Our work shows that data sharing is essential for establishing human genotype–phenotype relationships and conclusively classifying variants. The Matchmaker Exchange Initiative offers a data-sharing platform that can be used to match patients all over the world, according to their phenotypic or genotypic features [47]. Data-sharing tools increase diagnostic yield and should be actively used by the scientific and medical communities. In this study, data sharing was used to determine the involvement of 40/66 genes in rare disease, mainly for de novo missense variants. Low or no recurrence, however, did not allow us to establish the implication of 26/66 genes in human disease. Because these genes are candidates for ultrarare phenotypes and the number of clinicians or scientists sharing genotypic data is relatively small, additional cases have not yet been identified.

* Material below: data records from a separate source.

# wiedenhoeft/HaMMLET

Hardware: AMD Instinct MI355X
Metric: block-updates/sec (Gibbs sweep) + HBM GB/s, 10^8 pos / 5 states (higher is better)
Workload: dtype f32; 1 GPU; c3_1e8_k5_dynamic; positions=100000000, states=5, block_structure=dynamic, chains=1, parallelism=chain-parallel x1

## Files before the change

### hammlet_amd/capi.py

```python
import ctypes as C
import os

import numpy as np

from . import build as _build

_lib = None


class HmlError(RuntimeError):
    def __init__(self, code, msg):
        super().__init__(msg)
        self.code = code


class HmlStats(C.Structure):
    _fields_ = [("sweeps", C.c_uint64), ("block_updates", C.c_uint64), ("uniform_fallbacks", C.c_uint64),
                ("forward_refits", C.c_uint64), ("forward_serial", C.c_uint64), ("forward_warmup", C.c_uint64),
                ("fused_fallbacks", C.c_uint64), ("buffer_growths", C.c_uint64), ("block_capacity", C.c_uint64)]


RECORD_CB = C.CFUNCTYPE(None, C.c_void_p, C.c_uint64, C.c_void_p)

_P = C.c_void_p
SIGNATURES = {
    "hml_last_error": (C.c_char_p, []),
    "hml_abi_version": (C.c_uint32, []),
    "hml_device_arch": (C.c_char_p, []),
    "hml_device_count": (C.c_int, [C.POINTER(C.c_int)]),
    "hml_create": (C.c_int, [C.POINTER(_P), C.c_int, C.c_uint64, C.c_uint32, _P]),
    "hml_destroy": (None, [_P]),
    "hml_load_observations": (C.c_int, [_P, _P, C.c_uint64]),
    "hml_load_observations_device": (C.c_int, [_P, _P, C.c_uint64]),
    "hml_attach_observations": (C.c_int, [_P, _P]),
    "hml_text_open": (C.c_int, [C.POINTER(_P), C.c_int, C.c_uint64]),
    "hml_text_close": (None, [_P]),
    "hml_text_buffer": (C.c_int, [_P, C.POINTER(_P), C.POINTER(C.c_uint64)]),
    "hml_text_commit": (C.c_int, [_P, C.c_uint64]),
    "hml_text_feed": (C.c_int, [_P, C.c_char_p, C.c_uint64]),
    "hml_text_reserve": (C.c_int, [_P, C.c_uint64]),
    "hml_text_finish": (C.c_int, [_P, C.POINTER(C.c_uint64), C.POINTER(C.c_int)]),
    "hml_text_values": (C.c_int, [_P, _P]),
    "hml_text_counters": (C.c_int, [_P, C.POINTER(C.c_uint64), C.POINTER(C.c_uint64), C.POINTER(C.c_uint64)]),
    "hml_set_dimensions": (C.c_int, [_P, C.c_int, C.c_int]),
    "hml_get_dimensions": (C.c_int, [_P, C.POINTER(C.c_int), C.POINTER(C.c_int)]),
    "hml_set_weights": (C.c_int, [_P, _P, C.c_uint64]),
    "hml_noise_sigma": (C.c_int, [_P, C.POINTER(C.c_double)]),
    "hml_scale_weights": (C.c_int, [_P, C.c_float]),
    "hml_autoprior": (C.c_int, [_P, C.c_float, C.c_float, _P]),
    "hml_set_model": (C.c_int, [_P, C.c_int, _P, C.c_float, C.c_float, C.c_float, C.c_int]),
    "hml_set_self_transitions": (C.c_int, [_P, C.c_int]),
    "hml_sample_prior": (C.c_int, [_P]),
    "hml_set_static_blocks": (C.c_int, [_P]),
    "hml_set_dynamic": (C.c_int, [_P, C.c_int]),
    "hml_create_blocks": (C.c_int, [_P, C.c_float]),
    "hml_iterate": (C.c_int, [_P, C.c_char, C.c_uint64, C.c_uint64]),
    "hml_iterate_many": (C.c_int, [_P, C.c_int, C.c_char, C.c_uint64, C.c_uint64]),
    "hml_set_recording": (C.c_int, [_P, C.c_int, RECORD_CB, _P]),
    "hml_set_option": (C.c_int, [_P, C.c_char_p, C.c_int]),
    "hml_sync": (C.c_int, [_P]),
    "hml_get_num_blocks": (C.c_int, [_P, C.POINTER(C.c_uint64)]),
    "hml_get_blocks": (C.c_int, [_P, _P]),
    "hml_get_block_stats": (C.c_int, [_P, _P, _P]),
    "hml_get_states": (C.c_int, [_P, _P]),
    "hml_get_theta": (C.c_int, [_P, _P]),
    "hml_get_transitions": (C.c_int, [_P, _P, _P]),
    "hml_set_parameters": (C.c_int, [_P, _P, _P, _P]),
    "hml_get_threshold": (C.c_int, [_P, C.POINTER(C.c_float)]),
    "hml_enable_probes": (C.c_int, [_P, C.c_int]),
    "hml_get_block_loglik": (C.c_int, [_P, _P]),
    "hml_get_forward_rows": (C.c_int, [_P, _P]),
    "hml_get_counts": (C.c_int, [_P, _P, _P, _P, _P, _P]),
    "hml_get_weights": (C.c_int, [_P, _P]),
    "hml_get_coefficients": (C.c_int, [_P, _P]),
    "hml_get_integral_array": (C.c_int, [_P, _P, _P]),
    "hml_marginals_rle": (C.c_int, [_P, C.POINTER(C.c_uint64), C.POINTER(C.c_int), _P, _P]),
    "hml_max_segmentation": (C.c_int, [_P, C.POINTER(C.c_uint64), _P, _P]),
    "hml_marginals_dense_device": (C.c_int, [_P, _P, _P]),
    "hml_recorded_sweeps": (C.c_int, [_P, C.POINTER(C.c_uint64)]),
    "hml_set_level_recording": (C.c_int, [_P, C.c_int]),
    "hml_levels_rle": (C.c_int, [_P, C.POINTER(C.c_uint64), C.POINTER(C.c_uint64), _P, _P, _P]),
    "hml_levels_dense_device": (C.c_int, [_P, _P]),
    "hml_levels_merge": (C.c_int, [_P, _P]),
    "hml_levels_on_segments": (C.c_int, [_P, C.c_uint64, _P, _P, _P]),
    "hml_levels_agreement_rle": (C.c_int, [_P, C.c_int, C.POINTER(C.c_uint64), C.POINTER(C.c_uint64), _P, _P, _P, _P]),
    "hml_levels_agreement_dense_device": (C.c_int, [_P, C.c_int, _P]),
    "hml_levels_agreement_summary": (C.c_int, [_P, C.c_int, C.c_double, _P, _P, _P]),
    "hml_set_break_recording": (C.c_int, [_P, C.c_int]),
    "hml_breaks_list": (C.c_int, [_P, C.POINTER(C.c_uint64), C.POINTER(C.c_uint64), _P, _P]),
    "hml_breaks_dense_device": (C.c_int, [_P, _P, C.c_uint32]),
    "hml_breaks_merge": (C.c_int, [_P, _P]),
    "hml_breaks_consensus": (C.c_int, [_P, C.c_uint32, C.c_uint64, C.POINTER(C.c_uint64), _P, _P, _P]),
    "hml_set_level_bands": (C.c_int, [_P, C.c_int, _P]),
    "hml_get_level_bands": (C.c_int, [_P, C.POINTER(C.c_int), _P]),
    "hml_bands_rle": (C.c_int, [_P, C.POINTER(C.c_uint64), C.POINTER(C.c_int), C.POINTER(C.c_uint64), _P, _P]),
    "hml_bands_dense_device": (C.c_int, [_P, _P, C.c_int]),
    "hml_bands_call": (C.c_int, [_P, C.c_uint64, C.POINTER(C.c_uint64), _P, _P]),
    "hml_bands_merge": (C.c_int, [_P, _P]),
    "hml_recording_payload_size": (C.c_int, [_P, C.c_int, C.POINTER(C.c_uint64)]),
    "hml_recording_export": (C.c_int, [_P, C.c_int, _P, C.c_uint64, C.POINTER(C.c_uint64)]),
    "hml_recording_merge_payload": (C.c_int, [_P, C.c_int, _P, C.c_uint64]),
    "hml_recording_merge_across": (C.c_int, [_P, _P, C.c_int]),
    "hml_categorical_draw": (C.c_int, [_P, _P, C.c_int, C.POINTER(C.c_uint32)]),
    "hml_relabel_permutation": (C.c_int, [_P, _P]),
    "hml_pool_payload_size": (C.c_int, [_P, C.POINTER(C.c_uint64)]),
    "hml_pool_export": (C.c_int, [_P, _P, _P]),
    "hml_pool_install": (C.c_int, [_P, _P]),
    "hml_pool_unique_id": (C.c_int, [_P]),
    "hml_pool_create": (C.c_int, [C.POINTER(_P), C.c_int, C.c_int, C.c_int, _P]),
    "hml_pool_destroy": (None, [_P]),
    "hml_pool_marginals": (C.c_int, [_P, _P, _P]),
    "hml_pool_info": (C.c_int, [_P, C.POINTER(C.c_int), C.POINTER(C.c_int), C.POINTER(C.c_double), C.POINTER(C.c_uint64), C.POINTER(C.c_int)]),
    "hml_pool_set_form": (C.c_int, [_P, C.c_int]),
    "hml_pool_last": (C.c_int, [_P, C.POINTER(C.c_int), C.POINTER(C.c_uint64)]),
    "hml_allreduce_marginals": (C.c_int, [_P, C.c_int]),
    "hml_allreduce_marginals_perm": (C.c_int, [_P, C.c_int, _P]),
    "hml_pool_permutation": (C.c_int, [_P, _P]),
    "hml_get_stats": (C.c_int, [_P, C.POINTER(HmlStats)]),
    "hml_profile_enable": (C.c_int, [_P, C.c_int]),
    "hml_profile_get": (C.c_int, [_P, C.c_char_p, C.POINTER(C.c_double), C.POINTER(C.c_uint64)]),
    "hml_debug_eval": (C.c_int, [C.c_int, C.c_int, _P, _P, _P, C.c_uint64, C.c_uint64]),
    "hml_synth_depth": (C.c_int, [_P, _P, C.c_uint64, C.c_double, C.c_double, C.c_uint64, C.c_int]),
    "hml_synth_gauss": (C.c_int, [_P, _P, C.c_uint64, C.c_int, _P, C.c_float, C.c_double, C.c_uint64, C.c_int]),
}


ABI_VERSION = 5

RECORDING_LEVELS, RECORDING_BREAKS, RECORDING_BANDS = 0, 1, 2


def load_library(path=None):
    global _lib
    if _lib is not None and path is None:
        return _lib
    path = path or os.environ.get("HML_LIBRARY") or _build.LIB_PATH
    if not os.path.exists(path):
        raise HmlError(-1, "%s is missing: build it with `python -c 'import __graft_entry__ as g; g.build()'` "
                           "(hipcc --offload-arch=gfx950); there is no CPU fallback" % path)
    lib = C.CDLL(path, mode=C.RTLD_GLOBAL)
    for name, (res, args) in SIGNATURES.items():
        fn = getattr(lib, name)
        fn.restype = res
        fn.argtypes = args
    if lib.hml_abi_version() != ABI_VERSION:
        raise HmlError(-1, "%s has ABI version %d, this package expects %d: rebuild the library" % (path, lib.hml_abi_version(), ABI_VERSION))
    _lib = lib
    return lib


def _check(rc):
    if rc != 0:
        raise HmlError(rc, load_library().hml_last_error().decode())


def parse_text(source, device=0, chunk_bytes=0, feed_bytes=None, with_info=False):
    lib = load_library()
    h = _P()
    _check(lib.hml_text_open(C.byref(h), device, chunk_bytes))
    try:
        if isinstance(source, (bytes, bytearray, memoryview)):
            data = bytes(source)
            step = feed_bytes or max(len(data), 1)
            for i in range(0, len(data), step):
                part = data[i:i + step]
                _check(lib.hml_text_feed(h, part, len(part)))
        else:
            with open(source, "rb", buffering=0) as f:
                while True:
                    buf, cap = _P(), C.c_uint64()
                    _check(lib.hml_text_buffer(h, C.byref(buf), C.byref(cap)))
                    view = (C.c_char * cap.value).from_address(buf.value)
# ... 569 lines not shown
```

### hammlet_amd/csrc/hml_capi.hip

```cpp
#include "hml_capi_shared.hpp"

static thread_local std::string g_err;
int hml_set_err(int code, const std::string& msg) { g_err = msg; return code; }

static const hml_ktab* ktab(int K);
#define HML_KTAB(KV, tab) const hml_ktab* tab = ktab(KV); if (!tab) return set_err(HML_ERR_ARG, "number of states must be in [2,16]")

std::atomic<int> hml_live_ctx[64];
int hml_ctx_bind(hml_ctx* c) { return ctx_bind(c); }
int hml_ctx_fetch_model(hml_ctx* c, hml_model* out) { return fetch_model(c, out); }

HML_KERNEL void hml_k_debug_eval(int fn, const float* __restrict__ a, const float* __restrict__ b, float* __restrict__ out,
                                 uint64_t n, uint64_t seed) {
    if (fn == 24) {
        const uint64_t nw = ((uint64_t)gridDim.x * blockDim.x) >> 6;
        if ((threadIdx.x & 63) != 0) return;
        for (uint64_t i = ((uint64_t)blockIdx.x * blockDim.x + threadIdx.x) >> 6; i < n; i += nw) {
            hml_dev_src src;
            src.s = hml_stream_open(hml_make_key(seed, 0), HML_KIND_THETA, seed, (uint32_t)i);
            out[i] = hml_gamma_f32<hml_devmath>(src, a[i], b[i]);
        }
        return;
    }
    const uint64_t stride = (uint64_t)gridDim.x * blockDim.x;
// ... 23 lines not shown
            case 40: r = hml_glibc_expf(x); break;
            case 41: r = hml_glibc_logf(x); break;
            case 42: r = hml_glibc_powf_unit(x, y); break;
            case 43: { const double Zd = (double)y; r = hml_tr2_quotient(x, Zd, hml_tr2_reciprocal(Zd)); } break;
            case 10: r = (float)(1.0 / (double)x); break;
            case 12: case 13: case 14: case 15: case 16: case 17: case 18: case 19: case 20: case 21: case 22: case 23: {
                hml_dev_src src; src.s = hml_stream_open(hml_make_key(seed, 0), HML_KIND_THETA, seed, (uint32_t)i);
                const float alpha = x, beta = y; (void)beta;
                const float malpha = alpha < 1.0f ? alpha + 1.0f : alpha;
                const float a1 = malpha - 1.0f / 3.0f;
                const float a2 = 1.0f / hml_devmath::sqrtf_(9.0f * a1);
                hml_normal_f32<hml_devmath> nd;
                float n = nd.draw(src, 0.0f, 1.0f);
                float v = 1.0f + a2 * n;
                float v3 = v * v * v;
                float u = hml_canonical_f32(src);
                const bool c1 = (double)u > (double)1.0f - 0.0331 * (double)n * (double)n * (double)n * (double)n;
                const bool c2 = ((double)hml_devmath::logf_(u) > (0.5 * (double)n * (double)n + (double)a1 * ((1.0 - (double)v3) + (double)hml_devmath::logf_(v3))));
                float n2 = nd.draw(src, 0.0f, 1.0f);
                float vb = 1.0f + a2 * n2;
                float vb3 = vb * vb * vb;
                float ub = hml_canonical_f32(src);
                const bool d1 = (double)ub > (double)1.0f - 0.0331 * (double)n2 * (double)n2 * (double)n2 * (double)n2;
                const bool d2 = ((double)hml_devmath::logf_(ub) > (0.5 * (double)n2 * (double)n2 + (double)a1 * ((1.0 - (double)vb3) + (double)hml_devmath::logf_(vb3))));
                r = fn == 12 ? n : fn == 13 ? v3 : fn == 14 ? u : fn == 15 ? (float)(c1 ? 1 : 0) + 2.0f * (c2 ? 1 : 0) : fn == 16 ? n2 : fn == 17 ? a2
                    : fn == 18 ? vb3 : fn == 19 ? ub : fn == 20 ? (float)(d1 ? 1 : 0) + 2.0f * (d2 ? 1 : 0) : fn == 21 ? (float)src.s.n : 0.0f;
                if (fn == 22) r = nd.draw(src, 0.0f, 1.0f);
                if (fn == 23) { hml_normal_f32<hml_devmath> nf; r = nf.draw(src, 0.0f, 1.0f); r = nf.draw(src, 0.0f, 1.0f); }
            } break;
            case 30: case 31: {
                r = 0.0f;
                const int Kc = fn == 30 ? 16 : 5;
                if (i % Kc == 0 && i + Kc <= n) {
                    bool unsure = false;
                    int fastr, lit;
                    if (fn == 30) { float w[16]; for (int j = 0; j < 16; ++j) w[j] = a[i + j]; fastr = hml_categorical_k_fast<16>(w, (double)y, unsure); lit = hml_categorical_k_literal<16>(w, (double)y); if (unsure) fastr = lit; }
                    else { float w[5]; for (int j = 0; j < 5; ++j) w[j] = a[i + j]; fastr = hml_categorical_k_fast<5>(w, (double)y, unsure); lit = hml_categorical_k_literal<5>(w, (double)y); if (unsure) fastr = lit; }
                    out[i] = (float)fastr; out[i + 1] = (float)lit; out[i + 2] = unsure ? 1.0f : 0.0f;
                }
                continue;
            }
            case 11: { const double d = HML_SQRT((double)x * 1.0000001); r = (float)((d - (double)(float)d) * 1e9); } break;
        }
        out[i] = r;
    }
}
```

In time, the increasing amount of data shared on international platforms should provide additional chances to conclude [25, 30].

Numerous cES remains negative because the cohort comprised various and heterogeneous disorders with the unknown etiology; thus, they can be included in non-Mendelian diseases or environmental/external causes of diseases [48]. In addition, the detection of variants remains, mainly depending of the sequencing technique, the exome capture kit, the exome coverage, and the bioinformatics pipeline used [49,50,51]. A reanalysis of cES data with an updated pipeline that reflects the lastest knowledge and the progression of bioinformatics software appears to be a determining factor in the identification of new variants during reanalysis, notably in low-covered genes, exon/intron boundaries, and noncoding sequences [48].

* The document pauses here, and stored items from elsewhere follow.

## Defer piece-window refill gather to post-move phase merged with auto-reset load

Moves the global gather of the next piece-window word, used when a board's window runs out, from before the move simulation to after it. It now shares one load loop with the auto-reset record fetch, and the word is patched straight into the packed board. The aim is to take a dependent global load off the critical path ahead of the LDS move work and to merge two scattered gathers into one phase. The cost is that the reset branch is now entered for refill-only lanes as well, and the refill load latency is exposed after the move instead of being hidden behind it.

```diff
diff --git a/reinforcement-learning-for-playing-tetris-with-prescribed-initial-configuration-and-limited-moves_amd/csrc/tetris_piclim.hip b/reinforcement-learning-for-playing-tetris-with-prescribed-initial-configuration-and-limited-moves_amd/csrc/tetris_piclim.hip
--- a/reinforcement-learning-for-playing-tetris-with-prescribed-initial-configuration-and-limited-moves_amd/csrc/tetris_piclim.hip
+++ b/reinforcement-learning-for-playing-tetris-with-prescribed-initial-configuration-and-limited-moves_amd/csrc/tetris_piclim.hip
@@ -78,8 +78,7 @@
     if (threadIdx.x < 4) s_stat[threadIdx.x] = 0;
     __syncthreads();
 
-    uint64_t word[kBpl];
-    uint32_t moves[kBpl], refill_word[kBpl];
+    uint32_t moves[kBpl];
     bool live[kBpl], refill[kBpl];
 #pragma unroll
     for (int k = 0; k < kBpl; ++k) {
@@ -90,32 +89,14 @@
 #pragma unroll
     for (int k = 0; k < kBpl; ++k) {
         moves[k] = packed_moves(A[k]);
-        const uint32_t tenth = tenths(moves[k] + 1u);
-        refill_word[k] = window_word(tenth);
         live[k] = packed_state(B[k]) == ST_RUNNING;
-        refill[k] = live[k] && window_runs_out(tenth) && (p.n_cfg[0] | p.n_cfg[1]) != 0u;
-    }
-#pragma unroll
-    for (int k = 0; k < kBpl; ++k) {
-        const int64_t i = base + (int64_t)k * kThreads;
-        word[k] = 0;
-        if (refill[k]) {
-            const uint32_t slot = packed_slot(B[k]);
-            const uint32_t cfg = config_of(p, (uint32_t)i, clock[k] - moves[k], slot);
-            word[k] = piece_word_at(pool_record(p, slot, cfg), refill_word[k]);
-        }
+        refill[k] = live[k] && window_runs_out(tenths(moves[k] + 1u)) && (p.n_cfg[0] | p.n_cfg[1]) != 0u;
     }
 
     float reward[kBpl];
     uint32_t n_clear[kBpl];
     bool done[kBpl], reload[kBpl];
-#pragma unroll
-    for (int k = 0; k < kBpl; ++k) {
-        reward[k] = 0.0f;
-        n_clear[k] = 0;
-        done[k] = true;
-        reload[k] = false;
-        if (!live[k]) continue;
+    const auto move_one = [&](int k) {
         uint32_t rot, loc;
         if (kActionForm) {
             split_action(a0[k], rot, loc);
@@ -135,7 +116,7 @@
         }
         n_clear[k] = move_board_lds(s, cols, s_shape, rot, loc, p.L, p.M, topout);
         lds_load_cols(cols, s.c);
-        next_window(s, refill[k], word[k]);
+        pop_window(s);
 
         reward[k] = step_reward(p, n_clear[k], s.state);
         done[k] = s.state != ST_RUNNING;
@@ -147,6 +128,14 @@
         }
         reload[k] = kAutoReset && done[k];
         pack_board<true>(s, A[k], B[k]);
+    };
+#pragma unroll
+    for (int k = 0; k < kBpl; ++k) {
+        reward[k] = 0.0f;
+        n_clear[k] = 0;
+        done[k] = true;
+        reload[k] = false;
+        if (live[k]) move_one(k);
     }
 
     TPL_STAMP(2);
@@ -159,25 +148,35 @@
         if (p.cleared) p.cleared[i] = (uint8_t)n_clear[k];
     }
 
-    if (kAutoReset) {
-        bool any = false;
-#pragma unroll
-        for (int k = 0; k < kBpl; ++k) any = any || reload[k];
+    {
+        bool patch[kBpl], any = false;
+#pragma unroll
+        for (int k = 0; k < kBpl; ++k) {
+            patch[k] = refill[k] && !reload[k];
+            any = any || reload[k] || patch[k];
+        }
         if (any) {
-            uint4 RA[kBpl], RB[kBpl];
+            uint64_t word[kBpl];
 #pragma unroll
             for (int k = 0; k < kBpl; ++k) {
                 const int64_t i = base + (int64_t)k * kThreads;
-                const uint32_t cfg = config_of(p, (uint32_t)i, clock[k] + 1u, p.cur_slot);
-                const uint4* rec = (const uint4*)pool_record(p, p.cur_slot, reload[k] ? cfg : 0u);
-                RA[k] = rec[0];
-                RB[k] = rec[1];
+                const uint32_t slot = patch[k] ? packed_slot(B[k]) : p.cur_slot;
+                const uint64_t birth = clock[k] + (patch[k] ? 0ull - (uint64_t)moves[k] : 1ull);
+                const uint8_t* rec = pool_record(p, slot, config_of(p, (uint32_t)i, birth, slot));
+                asm volatile("" : "=v"(word[k]));
+                if (reload[k]) {
+                    A[k] = ((const uint4*)rec)[0];
+                    B[k] = ((const uint4*)rec)[1];
+                } else if (patch[k]) {
+                    word[k] = piece_word_at(rec, window_word(tenths(moves[k] + 1u)));
+                }
             }
 #pragma unroll
+            for (int k = 0; k < kBpl; ++k) asm volatile("" ::"v"(word[k]), "v"(A[k].x), "v"(B[k].x));
+#pragma unroll
             for (int k = 0; k < kBpl; ++k) {
-                if (!reload[k]) continue;
-                A[k] = RA[k];
-                B[k] = make_uint4(RB[k].x, RB[k].y | (p.cur_slot << 30), RB[k].z, RB[k].w);
+                if (patch[k]) patch_window(B[k], word[k]);
+                if (reload[k]) B[k].y |= p.cur_slot << 30;
             }
         }
     }
diff --git a/reinforcement-learning-for-playing-tetris-with-prescribed-initial-configuration-and-limited-moves_amd/csrc/tpl_device.h b/reinforcement-learning-for-playing-tetris-with-prescribed-initial-configuration-and-limited-moves_amd/csrc/tpl_device.h
--- a/reinforcement-learning-for-playing-tetris-with-prescribed-initial-configuration-and-limited-moves_amd/csrc/tpl_device.h
+++ b/reinforcement-learning-for-playing-tetris-with-prescribed-initial-configuration-and-limited-moves_amd/csrc/tpl_device.h
@@ -32,6 +32,10 @@
     const uint32_t hi = s.window_hi >> 3;
     s.window = refill ? (uint32_t)word : lo;
     s.window_hi = refill ? ((uint32_t)(word >> 32) & 0xFu) : hi;
+}
+__device__ __forceinline__ void pop_window(Board& s) {
+    s.window = __builtin_amdgcn_alignbit(s.window_hi, s.window, 3);
+    s.window_hi >>= 3;
 }
 __device__ __forceinline__ uint32_t tenths(uint32_t cursor) { return __umul24(cursor, 205u); }
 __device__ __forceinline__ bool window_runs_out(uint32_t t) { return (t & 2047u) < 205u; }
@@ -145,6 +149,10 @@
     B.z = c[9] | (s.lines << 20) | (s.window_hi << 28);
     B.w = s.window;
 }
+__device__ __forceinline__ void patch_window(uint4& B, uint64_t word) {
+    B.w = (uint32_t)word;
+    B.z = (B.z & 0x0FFFFFFFu) | ((uint32_t)(word >> 32) << 28);
+}
 
 __device__ __forceinline__ void rows_to_cols(const uint16_t* rows, uint32_t* c) {
 #pragma unroll
```

Result: faster. 70.38 billion, median of 6 (+1.1%).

An effective strategy for increasing positive yield

This study demonstrates how singleton-ES research reanalysis can efficiently and rapidly increase scientific knowledge in rare diseases by identifying new disease-causing genes, implicating recent known genes not reported in the OMIM database, or extending the phenotype or genotype spectrum of well-known genes. This strategy is also a rapid means of obtaining a diagnosis, with positive results in 15% of individuals with negative cES, leading to nearly 11% of additional diagnoses in the initial cohort. The limits of the singleton strategy could be overcome with a second-step strategy based on trio ES. Complementary ES strategies increase the diagnostic ability of ES, and should be explored further and would be interesting to be quickly integrated after an initial diagnostic analysis in changing diagnostic laboratory practices in the strategy of exome analysis in the future.